::: Records for processing :::

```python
class _EquiMessage(torch.autograd.Function):

    @staticmethod
    def forward(ctx, phi, v, Wd, bd, plan: EdgePlan, geom: EdgeGeometry, with_dv: bool, s_res, v_res):
        filter_params = (Wd, bd)
        phi, v, Wd, bd, s_res, v_res = _c(phi), _c(v), _c(Wd), _c(bd), _c(s_res), _c(v_res)
        ctx.residual = (s_res is not None, v_res is not None)
        F = phi.shape[1] // 3
        if phi.shape[0] != plan.n_src or v.shape != (plan.n_src, F, 3) or Wd.shape != (3 * F, geom.n_rbf):
            raise RuntimeError("shape mismatch between node features, filter weights and the edge plan")
        ds = torch.empty(plan.n_dst, F, dtype=_F32, device=phi.device)
        if with_dv:
            dv = torch.empty(plan.n_dst, F, 3, dtype=_F32, device=phi.device)
# ... 27 lines not shown

    @staticmethod
    def backward(ctx, gs, gv):
        phi, v, Wd, bd = ctx.saved_tensors
        plan, geom = ctx.plan, ctx.geom
        F = phi.shape[1] // 3
        dev = phi.device
        g_sres = gs if ctx.residual[0] else None
        g_vres = gv if ctx.residual[1] else None
        if not ctx.with_dv:
            gv = None
        if gs is None and gv is None:
            return (None,) * 7 + (g_sres, g_vres)
        gs, gv = _c(gs), _c(gv)
        g_phi = torch.empty_like(phi)
        g_v = torch.empty_like(v) if gv is not None else None
        gWd, gbd, ret_W, ret_b = _filter_grad_targets(ctx.filter_params, Wd, bd)
        lib = _lib.load()
        ws_bytes = int(lib.cgv_equi_msg_bwd_workspace_bytes(plan.n_src, F, geom.n_rbf))
        ws = torch.empty(ws_bytes, dtype=torch.uint8, device=dev)
        if wgrad_queue.active and ret_W is None and ret_b is None:
            nc, kl = C.c_int(), C.c_int()
            _lib.call("cgv_equi_msg_bwd_deferred", _lib.ptr(phi), _lib.ptr(v), _lib.ptr(geom.geom_s), _lib.ptr(plan.rowptr_s),
                      _lib.ptr(plan.dst_s), _lib.ptr(Wd), _lib.ptr(bd), _lib.ptr(gs), _lib.ptr(gv), _lib.ptr(g_phi), _lib.ptr(g_v),
                      plan.n_src, F, geom.n_rbf, plan.n_edges, plan.n_dst, _lib.ptr(ws), ws_bytes, C.byref(nc), C.byref(kl),
                      _lib.stream_ptr(), tag=f"equi_msg_bwd:Nd{plan.n_dst}:E{plan.n_edges}:gv{int(gv is not None)}")
            wgrad_queue.enqueue_filter(ws, nc.value, kl.value, geom.n_rbf, F, gWd, gbd)
            return g_phi, g_v, ret_W, ret_b, None, None, None, g_sres, g_vres
        _lib.call("cgv_equi_msg_bwd", _lib.ptr(phi), _lib.ptr(v), _lib.ptr(geom.geom_s), _lib.ptr(plan.rowptr_s),
                  _lib.ptr(plan.dst_s), _lib.ptr(Wd), _lib.ptr(bd), _lib.ptr(gs), _lib.ptr(gv), _lib.ptr(g_phi),
# ... 752 lines not shown
```

coarsegrainingvae_amd/options.py:

```python
from __future__ import annotations

from . import _lib

HOST = {
    "fwd_group": -1,
    "wgrad_kernel": 0,
    "table_upload": 0,
    "wgrad_tile": 64,
    "rank_update": 1,
    "rank_flat": 2,
    "rank_mixed": 1,
    "rank_rows_mfma": -1,
    "rank_gram_rows": -1,
    "concurrent_prior": 0,
    "quad_heads": 1,
    "fused_loss_tail": 1,
    "paired_embeddings": 1,
    "pair_sum2": 1,
    "head_pairs": 1,
    "encoder_pairs": 1,
    "wgrad_split": 1,
    "fused_bead_mean": 1,
    "fused_prior": 1,
    "update_fused_fwd": 0,
    "fwd_parts": 1,
    "fwd_balanced": 0,
    "act_downstream": 1,
    "update_fused_bwd": 1,
    "strip_split": 1,
    "cgae_form": 0,
    "newman_form": 0,
    "baseline_form": 0,
    "align_form": 0,
    "kde_splits": 0,
    "decoder_dense": 0,
}
_DEFAULTS = dict(HOST)


def set(name: str, value: int) -> None:
    if name in HOST:
        HOST[name] = int(value)
    elif name in _lib.OPTIONS:
        _lib.set_option(name, int(value))
    else:
        raise KeyError(f"unknown option {name!r}; known: {sorted(HOST) + sorted(_lib.OPTIONS)}")


def get(name: str) -> int:
# ... 25 lines not shown
```

coarsegrainingvae_amd/primitives.py:

```python
from __future__ import annotations

import ctypes as C
import struct

import numpy as np
import torch
import torch.nn.functional as Fn
from torch import nn

from . import _lib


class Swish(nn.Module):

    def forward(self, x):
        return Fn.silu(x)


class shifted_softplus(nn.Module):
    def forward(self, x):
        return Fn.softplus(x) - np.log(2.0)


layer_types = {
# ... 25 lines not shown
        return "tile", None
    return None, (f"Dense / Linear {M} x {N} x {K}: the HIP kernels take in / out widths that are multiples of 4 "
                  f"(other widths are zero-padded by primitives.linear_fn before they get here)")


def _gemm_mode(x2, weight, bias):
    mode, why = gemm_mode_or_none(x2, weight, bias)
    if mode is None:
        raise RuntimeError(why)
    return mode


ACT_NONE, ACT_SWISH, ACT_TANH, ACT_RELU = 0, 1, 2, 3
ACT_STD_ENC, ACT_STD_PRIOR = 4, 5
_STD_EPS = {ACT_STD_ENC: 1e-12, ACT_STD_PRIOR: 1e-9}


class WeightGradQueue:

    RECORD = struct.Struct("<5Q11i4x")
    MAX_PROBLEMS = 512

    def __init__(self):
        self.active = False
        self.items = []
        self._captured = []
        self._capture_slots = []
        self._deferred = []
        self.filters = []

# ... 198 lines not shown
            _lib.call("cgv_grouped_wgrad", _lib.ptr(table), len(small), block_begin, max_lds, _lib.stream_ptr(),
                      tag="grouped_wgrad")
        if strips:
            table, block_begin, rows = self.strip_table(strips)
            self.strip_launch(table, len(strips), block_begin, rows, "grouped_wgrad_strip")
        if large:
            buf, block_begin = bytearray(), 0
            from .options import HOST
            split = HOST["wgrad_split"] == 1
            tile = 128 if split else wgrad_tile([(gy.shape[0], gy.shape[1], x.shape[1]) for gy, x, *_rest in large])
            for gy, x, z, act, gW, gb, accumulate in large:
                M, N = gy.shape
                K = x.shape[1]
                if lib.cgv_wgrad_gathered_plan_tile(M, N, K, 0, tile, C.byref(tk), C.byref(nb)) != 0:
                    raise RuntimeError(lib.cgv_last_error_string().decode())
                buf += self.RECORD.pack(gy.data_ptr(), x.data_ptr(), z.data_ptr() if z is not None else 0, gW.data_ptr(),
                                        gb.data_ptr() if gb is not None else 0, M, N, K, int(accumulate), int(act),
                                        block_begin, tk.value, 0, 0, 0, 0)
                block_begin += nb.value
            table = self.upload(bytes(buf), dev)
            if split:
                _lib.call("cgv_grouped_wgrad_split", _lib.ptr(table), len(large), block_begin, _lib.stream_ptr(),
                          tag="grouped_wgrad_tiles")
            else:
                _lib.call("cgv_grouped_wgrad_gathered_tile", _lib.ptr(table), len(large), block_begin, tile, _lib.stream_ptr(),
                          tag="grouped_wgrad_tiles")
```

:::

Restate all of the material above exactly as written.

```python
class _EquiMessage(torch.autograd.Function):

    @staticmethod
    def forward(ctx, phi, v, Wd, bd, plan: EdgePlan, geom: EdgeGeometry, with_dv: bool, s_res, v_res):
        filter_params = (Wd, bd)
        phi, v, Wd, bd, s_res, v_res = _c(phi), _c(v), _c(Wd), _c(bd), _c(s_res), _c(v_res)
        ctx.residual = (s_res is not None, v_res is not None)
        F = phi.shape[1] // 3
        if phi.shape[0] != plan.n_src or v.shape != (plan.n_src, F, 3) or Wd.shape != (3 * F, geom.n_rbf):
            raise RuntimeError("shape mismatch between node features, filter weights and the edge plan")
        ds = torch.empty(plan.n_dst, F, dtype=_F32, device=phi.device)
        if with_dv:
            dv = torch.empty(plan.n_dst, F, 3, dtype=_F32, device=phi.device)
# ... 27 lines not shown

    @staticmethod
    def backward(ctx, gs, gv):
        phi, v, Wd, bd = ctx.saved_tensors
        plan, geom = ctx.plan, ctx.geom
        F = phi.shape[1] // 3
        dev = phi.device
        g_sres = gs if ctx.residual[0] else None
        g_vres = gv if ctx.residual[1] else None
        if not ctx.with_dv:
            gv = None
        if gs is None and gv is None:
            return (None,) * 7 + (g_sres, g_vres)
        gs, gv = _c(gs), _c(gv)
        g_phi = torch.empty_like(phi)
        g_v = torch.empty_like(v) if gv is not None else None
        gWd, gbd, ret_W, ret_b = _filter_grad_targets(ctx.filter_params, Wd, bd)
        lib = _lib.load()
        ws_bytes = int(lib.cgv_equi_msg_bwd_workspace_bytes(plan.n_src, F, geom.n_rbf))
        ws = torch.empty(ws_bytes, dtype=torch.uint8, device=dev)
        if wgrad_queue.active and ret_W is None and ret_b is None:
            nc, kl = C.c_int(), C.c_int()
            _lib.call("cgv_equi_msg_bwd_deferred", _lib.ptr(phi), _lib.ptr(v), _lib.ptr(geom.geom_s), _lib.ptr(plan.rowptr_s),
                      _lib.ptr(plan.dst_s), _lib.ptr(Wd), _lib.ptr(bd), _lib.ptr(gs), _lib.ptr(gv), _lib.ptr(g_phi), _lib.ptr(g_v),
                      plan.n_src, F, geom.n_rbf, plan.n_edges, plan.n_dst, _lib.ptr(ws), ws_bytes, C.byref(nc), C.byref(kl),
                      _lib.stream_ptr(), tag=f"equi_msg_bwd:Nd{plan.n_dst}:E{plan.n_edges}:gv{int(gv is not None)}")
            wgrad_queue.enqueue_filter(ws, nc.value, kl.value, geom.n_rbf, F, gWd, gbd)
            return g_phi, g_v, ret_W, ret_b, None, None, None, g_sres, g_vres
        _lib.call("cgv_equi_msg_bwd", _lib.ptr(phi), _lib.ptr(v), _lib.ptr(geom.geom_s), _lib.ptr(plan.rowptr_s),
                  _lib.ptr(plan.dst_s), _lib.ptr(Wd), _lib.ptr(bd), _lib.ptr(gs), _lib.ptr(gv), _lib.ptr(g_phi),
# ... 752 lines not shown
```

coarsegrainingvae_amd/options.py:

```python
from __future__ import annotations

from . import _lib

HOST = {
    "fwd_group": -1,
    "wgrad_kernel": 0,
    "table_upload": 0,
    "wgrad_tile": 64,
    "rank_update": 1,
    "rank_flat": 2,
    "rank_mixed": 1,
    "rank_rows_mfma": -1,
    "rank_gram_rows": -1,
    "concurrent_prior": 0,
    "quad_heads": 1,
    "fused_loss_tail": 1,
    "paired_embeddings": 1,
    "pair_sum2": 1,
    "head_pairs": 1,
    "encoder_pairs": 1,
    "wgrad_split": 1,
    "fused_bead_mean": 1,
    "fused_prior": 1,
    "update_fused_fwd": 0,
    "fwd_parts": 1,
    "fwd_balanced": 0,
    "act_downstream": 1,
    "update_fused_bwd": 1,
    "strip_split": 1,
    "cgae_form": 0,
    "newman_form": 0,
    "baseline_form": 0,
    "align_form": 0,
    "kde_splits": 0,
    "decoder_dense": 0,
}
_DEFAULTS = dict(HOST)


def set(name: str, value: int) -> None:
    if name in HOST:
        HOST[name] = int(value)
    elif name in _lib.OPTIONS:
        _lib.set_option(name, int(value))
    else:
        raise KeyError(f"unknown option {name!r}; known: {sorted(HOST) + sorted(_lib.OPTIONS)}")


def get(name: str) -> int:
# ... 25 lines not shown
```

coarsegrainingvae_amd/primitives.py:

```python
from __future__ import annotations

import ctypes as C
import struct

import numpy as np
import torch
import torch.nn.functional as Fn
from torch import nn

from . import _lib


class Swish(nn.Module):

    def forward(self, x):
        return Fn.silu(x)


class shifted_softplus(nn.Module):
    def forward(self, x):
        return Fn.softplus(x) - np.log(2.0)


layer_types = {
# ... 25 lines not shown
        return "tile", None
    return None, (f"Dense / Linear {M} x {N} x {K}: the HIP kernels take in / out widths that are multiples of 4 "
                  f"(other widths are zero-padded by primitives.linear_fn before they get here)")


def _gemm_mode(x2, weight, bias):
    mode, why = gemm_mode_or_none(x2, weight, bias)
    if mode is None:
        raise RuntimeError(why)
    return mode


ACT_NONE, ACT_SWISH, ACT_TANH, ACT_RELU = 0, 1, 2, 3
ACT_STD_ENC, ACT_STD_PRIOR = 4, 5
_STD_EPS = {ACT_STD_ENC: 1e-12, ACT_STD_PRIOR: 1e-9}


class WeightGradQueue:

    RECORD = struct.Struct("<5Q11i4x")
    MAX_PROBLEMS = 512

    def __init__(self):
        self.active = False
        self.items = []
        self._captured = []
        self._capture_slots = []
        self._deferred = []
        self.filters = []

# ... 198 lines not shown
            _lib.call("cgv_grouped_wgrad", _lib.ptr(table), len(small), block_begin, max_lds, _lib.stream_ptr(),
                      tag="grouped_wgrad")
        if strips:
            table, block_begin, rows = self.strip_table(strips)
            self.strip_launch(table, len(strips), block_begin, rows, "grouped_wgrad_strip")
        if large:
            buf, block_begin = bytearray(), 0
            from .options import HOST
            split = HOST["wgrad_split"] == 1
            tile = 128 if split else wgrad_tile([(gy.shape[0], gy.shape[1], x.shape[1]) for gy, x, *_rest in large])
            for gy, x, z, act, gW, gb, accumulate in large:
                M, N = gy.shape
                K = x.shape[1]
                if lib.cgv_wgrad_gathered_plan_tile(M, N, K, 0, tile, C.byref(tk), C.byref(nb)) != 0:
                    raise RuntimeError(lib.cgv_last_error_string().decode())
                buf += self.RECORD.pack(gy.data_ptr(), x.data_ptr(), z.data_ptr() if z is not None else 0, gW.data_ptr(),
                                        gb.data_ptr() if gb is not None else 0, M, N, K, int(accumulate), int(act),
                                        block_begin, tk.value, 0, 0, 0, 0)
                block_begin += nb.value
            table = self.upload(bytes(buf), dev)
            if split:
                _lib.call("cgv_grouped_wgrad_split", _lib.ptr(table), len(large), block_begin, _lib.stream_ptr(),
                          tag="grouped_wgrad_tiles")
            else:
                _lib.call("cgv_grouped_wgrad_gathered_tile", _lib.ptr(table), len(large), block_begin, tile, _lib.stream_ptr(),
                          tag="grouped_wgrad_tiles")
```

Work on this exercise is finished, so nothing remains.